**Work to complete:**
Work through the data line by line, gathering every line that has the word "stop".

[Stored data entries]
+++

### robotics-path-planning_amd/csrc/rrt_star_v2_kernel.inc

```
#define ST_ADD(k, v) do { if (threadIdx.x == 0) sh.stat[k] += (long long)(v); } while (0)
enum { S_ITER, S_EU, S_ER, S_NH, S_NU, S_RW, S_PR, S_SN, S_AB, S_AB2, S_EX, S_NUMAX, S_FB, S_QA, S_RIDE };
__device__ __forceinline__ uint32_t ball_thr_grid(double r2, double qm, double qinv) {
  const double rr = __builtin_sqrt(r2) + qm;
  const double thr_gd = rr * rr * qinv * qinv * (1.0 + 1e-6) + 1.0;
  return thr_gd < 4.0e9 ? (uint32_t)thr_gd : 4000000000u;
}
__device__ __forceinline__ bool on_goal(int first_goal, double gx, double gy, double sx, double sy) {
  return first_goal >= 0 && sx == gx && sy == gy;
}
__device__ __forceinline__ void nearest_on_goal(int first_goal, double gx, double gy, int& ni, double& nx, double& ny,
                                                double& best, double& second) {
  ni = first_goal;
  nx = gx;
  ny = gy;
  best = 0.0;
  second = rpp::dinf();
}
template <bool SECOND, class At, class Keep, class Dist>
__device__ __forceinline__ void hit_argmin(int k, At at, Keep keep, Dist dist, Sh2& sh, double& gbest, int& gidx,
                                           double& gsecond, double& gx, double& gy) {
  double best = rpp::dinf(), second = rpp::dinf(), bx = 0.0, by = 0.0;
  int bidx = 0x7fffffff;
  for (int h = threadIdx.x; h < k; h += TPB) {
    int idx;
// ... 54 lines not shown
  int goal_dups = I->goal_dups;

  const int om = uni_i(I->obs_m);
  {
    const int ob = uni_i(I->obs_base);
    for (int i = tid; i < om; i += TPB) {
      sh.ox[i] = c.ox[ob + i];
      sh.oy[i] = c.oy[ob + i];
      sh.othr[i] = c.othr[ob + i];
    }
    if (tid == 0) {
      sh.overflow = 0;
      sh.om = om;
    }
  }
  lds_barrier();
  int n = __builtin_amdgcn_readfirstlane(I->n), it = __builtin_amdgcn_readfirstlane(I->it);
  const double gx = I->goal[0], gy = I->goal[1];
  const v2d* S = reinterpret_cast<const v2d*>(c.samp) + (int64_t)inst * c.max_iter;
  GridS gs = {};
  gs.ok = 0;
  if constexpr (NW == 1) {
    if (c.grid) {
      const int64_t gi = (int64_t)inst;
      gs.head = c.ghead + gi * c.gcells;
      gs.ent = c.gent + gi * c.gcells * GRID_CAP0;
      gs.pool = c.gpool + gi * c.gpool_blocks * GRID_CAP1;
      gs.sh = c.gsh;
      gs.gn = c.gn;
      gs.pool_blocks = c.gpool_blocks;
      gs.min_n = c.grid_min;
      gs.merge = c.grid_merge;
      gs.goal_q = goal_q;
      gs.ok = 1;
      grid_build(gs, xq, x, y, n, gx, gy, first_goal);
    }
  }
  {
    const double* cost = c.cost + off;
    const Kid* kid = c.kid + off;
    const int32_t* parent = c.parent + off;
    const int32_t* prev_sib = c.prev_sib + off;
    for (int i = tid; i < n; i += TPB) {
      Node r;
      r.k = kid[i];
      r.cost = cost[i];
      r.parent = parent[i];
      r.prev_sib = prev_sib[i];
      r.x = x[i];
      r.y = y[i];
      r.xq = xq[i];
      r.pad[0] = r.pad[1] = r.pad[2] = 0u;
      nd[i] = r;
    }
    asm volatile("s_waitcnt vmcnt(0)" ::: "memory");
    lds_barrier();
  }
  if (tid == 0)
    for (int k = 0; k < 15; k++) sh.stat[k] = 0;
  int have_nearest = 0, ni = 0;
  double gbest = 0.0, gsecond = 0.0, nqx = 0.0, nqy = 0.0;
  int stop = 0;
  constexpr int SPEC_CAPS = 2048 / (KSM > 0 ? KSM : 1);
  const int spec_base = (int)c.stride - 2048;
  const int KS_RUN = NW == 1 ? (c.spec2 < KSM ? c.spec2 : KSM) : 0;
  const bool SPEC_ON = KS_RUN > 0;
// ... 11 lines not shown
    double axv[4], ayv[4];
#pragma unroll
    for (int j = 0; j < 4; j++) {
      axv[j] = sh.ax[j];
      ayv[j] = sh.ay[j];
    }
    o_bq = 0xffffffffu;
    if (grpd < 0.0) return 0;
    if (on_goal(first_goal, gx, gy, s2x, s2y)) {
      nearest_on_goal(first_goal, gx, gy, ni, nqx, nqy, gbest, gsecond);
      return 1;
    }
    double dl = rpp::dinf(), lx = 0.0, ly = 0.0;
    int li = 0;
#pragma unroll
    for (int j = 0; j < 4; j++) {
      if (j < na) {
        const double dxl = axv[j] - s2x, dyl = ayv[j] - s2y;
        const double d1 = __builtin_sqrt(dxl * dxl + dyl * dyl);
        if (d1 < dl) {
          dl = d1;
          li = B_n + j;
          lx = axv[j];
          ly = ayv[j];
        }
      }
    }
    const double db = __builtin_sqrt(nb), ds = __builtin_sqrt(nsec);
    const uint32_t bq = (uint32_t)bqd;
    const int grp = (int)grpd;
    gbest = 1.0;
    gsecond = rpp::dinf();
    if (margin_fold(c, qm, dl, li, lx, ly, db, ds, bq, grp, B_n, rppk::quant16(c, s2x, s2y),
                    [&](double& hx, double& hy) { hx = x[grp + (tid & 3)]; hy = y[grp + (tid & 3)]; },
                    ni, nqx, nqy))
      return 1;
    o_bq = bq;
    return bq < QSAT ? 2 : 0;
  };
  PH_DECL

  for (int step = 0; step < iters && it < c.max_iter && !stop; step++, it++) {
    ST_ADD(S_ITER, 1);
    double rx, ry;
    sload_sample(S, it, rx, ry);
    PH(0);
    ST_ADD(S_AB2, 16 * (int64_t)n);
    const double r2 = c.r2tab[n + 1];
    const double r2b = SPEC_ON ? c.r2tab[n + 2] : 0.0;
    if (!have_nearest) {
      bool done = false;
      if (on_goal(first_goal, gx, gy, rx, ry)) {
        nearest_on_goal(first_goal, gx, gy, ni, nqx, nqy, gbest, gsecond);
        done = true;
      } else {
        const uint32_t sq = rppk::quant16(c, rx, ry);
        uint32_t bq = q_amb_bq;
        bool bound = q_amb != 0;
        if (!bound) {
          int grp;
          double fb, fs;
          scan2g<false, true>(gs, (int)(__builtin_sqrt(r2) * qinv) + 1, xq, n, 0u, 0u, sq, hits, sh, grp, fb, fs);
          ST_ADD(S_SN, gs.nodes);
          ST_ADD(S_AB, gs.bytes + 64);
          if (fb < (double)QSAT) {
            if ((__builtin_sqrt(fs) - __builtin_sqrt(fb)) > 2.0 * qm_grid) {
              const int gl = grp + (tid & 3);
// ... 131 lines not shown
    PH(2);
    const double nx = sh.nx, ny = sh.ny;
    const int inplay = sh.flag;
    if (inplay && ext_exact) {
      ST_ADD(S_EU, 1);
      ST_ADD(S_ER, 1);
      for (int k = tid, mk = uni_i(sh.om); k < mk; k += TPB)
        if (rpp::edge_hits_obstacle(sh.e0, sh.ox[k], sh.oy[k], sh.othr[k])) sh.ecoll0 = 1;
    }
    lds_barrier();
    const int accepted = inplay && !sh.ecoll0;
    int nnear = -1;
    PH(3);

    if (accepted) {
      bool use_spec = false;
      int spec_k0 = 0, spec_off0 = 0;
      if (SPEC_ON && ns > 0) {
        const double* R = sh.set[shead];
        const double cx0 = R[0], cy0 = R[1], k0 = R[4], o0 = R[5];
        use_spec = uni_i(k0 >= 0.0 && nx == cx0 && ny == cy0) != 0;
        spec_k0 = uni_i((int)k0);
        spec_off0 = uni_i((int)o0);
      }
      bool did_spec = false;
      const int do_pf = !use_spec && (step + 1 < iters) && (it + 1 < c.max_iter);
      int kraw;
      int pf_ni = 0;
      double pf_best = 0.0, pf_second = 0.0, pf_x = 0.0, pf_y = 0.0;
      int zskip = 0;
      const int zgate = (first_goal >= 0 && goal_dups > 0) ? first_goal : -1;
      uint32_t pf_sq = 0u, pf_bq = 0u;
      int pf_grp = -1, pf_n = 0;
      bool pf_goal = false;
      double p1x = 0.0, p1y = 0.0;
      int64_t pass_b = 0, pass_n = n;
      if (use_spec) {
        int k2 = spec_k0;
        const int off0 = spec_off0;
        const uint32_t cq = rppk::quant16(c, nx, ny);
        double axv[KA], ayv[KA];
#pragma unroll
        for (int j = 0; j < KA; j++) {
          axv[j] = sh.ax[j];
          ayv[j] = sh.ay[j];
        }
#pragma unroll
        for (int j = 0; j < KA; j++) {
          if (uni_i(j < na && qdist(rppk::quant16(c, axv[j], ayv[j]), cq) <= B_thr)) {
            if (tid == 0) hits[off0 + k2] = B_n + j;
            k2++;
          }
        }
        asm volatile("s_waitcnt vmcnt(0)" ::: "memory");
        int32_t* lhit = reinterpret_cast<int32_t*>(sh.u.hit);
        for (int h = tid; h < k2 && h < HWF; h += TPB) lhit[h] = hits[off0 + h];
        if (tid == 0) {
          sh.wave_cnt[0] = k2;
          sh.wave_start[0] = off0;
        }
        lds_barrier();
        kraw = k2;
        ST_ADD(S_RIDE, 1);
        ST_ADD(S_AB, 16 * (int64_t)kraw + 16);
      } else {
        ns = 0;
        na = 0;
        const uint32_t thr_gi = ball_thr_grid(r2, qm, qinv);
        const int rw_gi = (int)__builtin_sqrt((double)thr_gi) + 1;
        if (do_pf) {
          sload_sample(S, it + 1, p1x, p1y);
          pf_goal = on_goal(first_goal, gx, gy, p1x, p1y);
        }
        if (do_pf && !pf_goal) {
          pf_sq = rppk::quant16(c, p1x, p1y);
          int kmax = 0;
          if (SPEC_ON && n >= 256) {
            kmax = iters - step - 2 < c.max_iter - it - 2 ? iters - step - 2 : c.max_iter - it - 2;
            kmax = kmax < 0 ? 0 : (kmax > KS_RUN ? KS_RUN : kmax);
          }
          kmax = uni_i(kmax);
          if constexpr (NW == 1 && KSM > 0) {
            uint32_t thr2 = 0u;
            if (kmax > 0) {
              thr2 = ball_thr_grid(r2b, qm, qinv);
              if (uni_i(qdist(goal_q, pf_sq) <= thr2)) kmax = 0;
            }
            if (kmax > 0) {
              double qxv[KA], qyv[KA];
// ... 15 lines not shown
                const bool on = j < ks;
                const double cxj = j == 0 ? p1x : qxv[j > 0 ? j - 1 : 0], cyj = j == 0 ? p1y : qyv[j > 0 ? j - 1 : 0];
                sp[j].qq = on ? rppk::quant16(c, cxj, cyj) : pf_sq;
                sp[j].thr = on ? thr2 : 0u;
                sp[j].sq = rppk::quant16(c, on ? qxv[j] : p1x, on ? qyv[j] : p1y);
                sp[j].off = spec_base + j * SPEC_CAPS;
                sp[j].cap = SPEC_CAPS;
                if (tid == 0) {
                  double* R = sh.set[j];
                  R[0] = cxj;
                  R[1] = cyj;
                  R[5] = (double)sp[j].off;
                }
              }
              kraw = scan2g<true, true, KSM>(gs, rw_gi, xq, n, rppk::quant16(c, nx, ny), thr_gi, pf_sq, hits, sh, pf_ni,
                                             pf_best, pf_second, goal_q, zgate, &zskip, sp);
              pass_b = gs.bytes;
              pass_n = gs.nodes;
              did_spec = true;
              B_n = n;
              B_thr = uni_u(thr2);
              ns = ks;
              shead = 0;
              na = 0;
              if (tid == 0) {
                const double qs2 = c.q_step * c.q_step;
#pragma unroll
                for (int j = 0; j < KA; j++) {
                  const bool on = j < ks;
                  double* R = sh.set[j];
                  R[2] = sp[j].best * qs2;
                  R[3] = sp[j].second * qs2;
                  R[4] = (on && sp[j].cnt + j + 1 <= SPEC_CAPS) ? (double)sp[j].cnt : -1.0;
                  R[6] = on ? (double)sp[j].grp : -1.0;
                  R[7] = sp[j].best;
                }
              }
            }
          }
          if (!did_spec) {
            kraw = scan2g<true, true>(gs, rw_gi, xq, n, rppk::quant16(c, nx, ny), thr_gi, pf_sq, hits, sh, pf_ni, pf_best,
                                      pf_second, goal_q, zgate, &zskip);
            pass_b = gs.bytes;
            pass_n = gs.nodes;
          }
          if (zskip > goal_dups) {
            kraw = scan2g<true, true>(gs, rw_gi, xq, n, rppk::quant16(c, nx, ny), thr_gi, pf_sq, hits, sh, pf_ni, pf_best,
                                      pf_second);
            zskip = 0;
            ST_ADD(S_AB, gs.bytes);
          }
          pf_bq = (uint32_t)pf_best;
          pf_grp = pf_ni;
          pf_n = n;
          pf_x = x[pf_grp + (tid & 3)];
          pf_y = y[pf_grp + (tid & 3)];
          pf_best *= c.q_step * c.q_step;
          pf_second *= c.q_step * c.q_step;
        } else {
          int d0;
          double d1, d2;
          kraw = scan2g<true, false>(gs, rw_gi, xq, n, rppk::quant16(c, nx, ny), thr_gi, 0u, hits, sh, d0, d1, d2, goal_q,
                                     zgate, &zskip);
          pass_b = gs.bytes;
          pass_n = gs.nodes;
          if (zskip > goal_dups) {
            kraw = scan2g<true, false>(gs, rw_gi, xq, n, rppk::quant16(c, nx, ny), thr_gi, 0u, hits, sh, d0, d1, d2);
            zskip = 0;
            ST_ADD(S_AB, gs.bytes);
          }
        }
        ST_ADD(S_AB, pass_b + 16 * (int64_t)kraw + 16);
      }
      ST_ADD(S_SN, pass_n);
      ST_ADD(S_AB2, 16 * (int64_t)n);
      auto fold_new_node = [&](double ax, double ay, int aidx, int& o_ni, double& o_x, double& o_y) -> int {
        if (pf_goal) {
          nearest_on_goal(first_goal, gx, gy, o_ni, o_x, o_y, pf_best, pf_second);
          return 1;
        }
        const double dxl = ax - p1x, dyl = ay - p1y;
        const double dl = __builtin_sqrt(dxl * dxl + dyl * dyl);
        const double db = __builtin_sqrt(pf_best), ds = __builtin_sqrt(pf_second);
        return margin_fold(c, qm, dl, aidx, ax, ay, db, ds, pf_bq, pf_grp, pf_n, pf_sq,
                           [&](double& hx, double& hy) { hx = pf_x; hy = pf_y; }, o_ni, o_x, o_y);
      };
      PH(4);
      int pend_p, pend_fc;
      double pend_cost;
// ... 195 lines not shown
      } else {
        if (tid == 0) {
          x[n] = nx;
          y[n] = ny;
          xq[n] = rppk::quant16(c, nx, ny);
          const double el = rpp::py_hypot(nx - nqx, ny - nqy);
          nd[n].k.elen = el;
          nd[n].cost = nd[ni].cost + el;
          nd[n].k.first_child = -1;
          nd[n].x = nx;
          nd[n].y = ny;
          nd[n].xq = rppk::quant16(c, nx, ny);
          link_child_rec(nd, n, ni);
          sh.moved = 0;
        }
        if (gs.ok) {
          if (first_goal >= 0 && nx == gx && ny == gy)
            gs.excl++;
          else
            grid_insert(gs, n, rppk::quant16(c, nx, ny));
        }
        n++;
        lds_barrier();
      }
      const int moved = uni_i(sh.moved);
      if (moved & 2) first_goal = -2;
      if ((moved & 2) && gs.excl > 0) gs.ok = 0;
      if (wx == gx && wy == gy) {
        if (first_goal == -1) {
          first_goal = n - 1;
          goal_dups = 0;
        } else if (first_goal >= 0) {
          goal_dups++;
        }
      }
      if (do_pf && !moved) {
        have_nearest = fold_new_node(wx, wy, n - 1, pf_ni, pf_x, pf_y);
        if (!have_nearest && pf_bq < QSAT) {
          q_amb = 1;
          q_amb_bq = pf_bq;
        }
        pf_best = pf_goal ? 0.0 : 1.0;
        pf_second = rpp::dinf();
      }
      if (tid == 0 && inst == c.trace_inst) {
        c.tr_rx[it] = rx;
        c.tr_ry[it] = ry;
        c.tr_near[it] = ni;
        c.tr_nn[it] = nnear;
        c.tr_kind[it] = have ? 2 : 1;
      }
      ni = pf_ni;
      gbest = pf_best;
      gsecond = pf_second;
      nqx = pf_x;
      nqy = pf_y;
      if (SPEC_ON) {
        if (moved) {
          ns = 0;
          na = 0;
        } else if ((use_spec || did_spec) && na < 4) {
          if (tid == 0) {
            sh.ax[na] = wx;
            sh.ay[na] = wy;
          }
          na++;
// ... 86 lines not shown
```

+++

**Response box:**
  int stop = 0;
  for (int step = 0; step < iters && it < c.max_iter && !stop; step++, it++) {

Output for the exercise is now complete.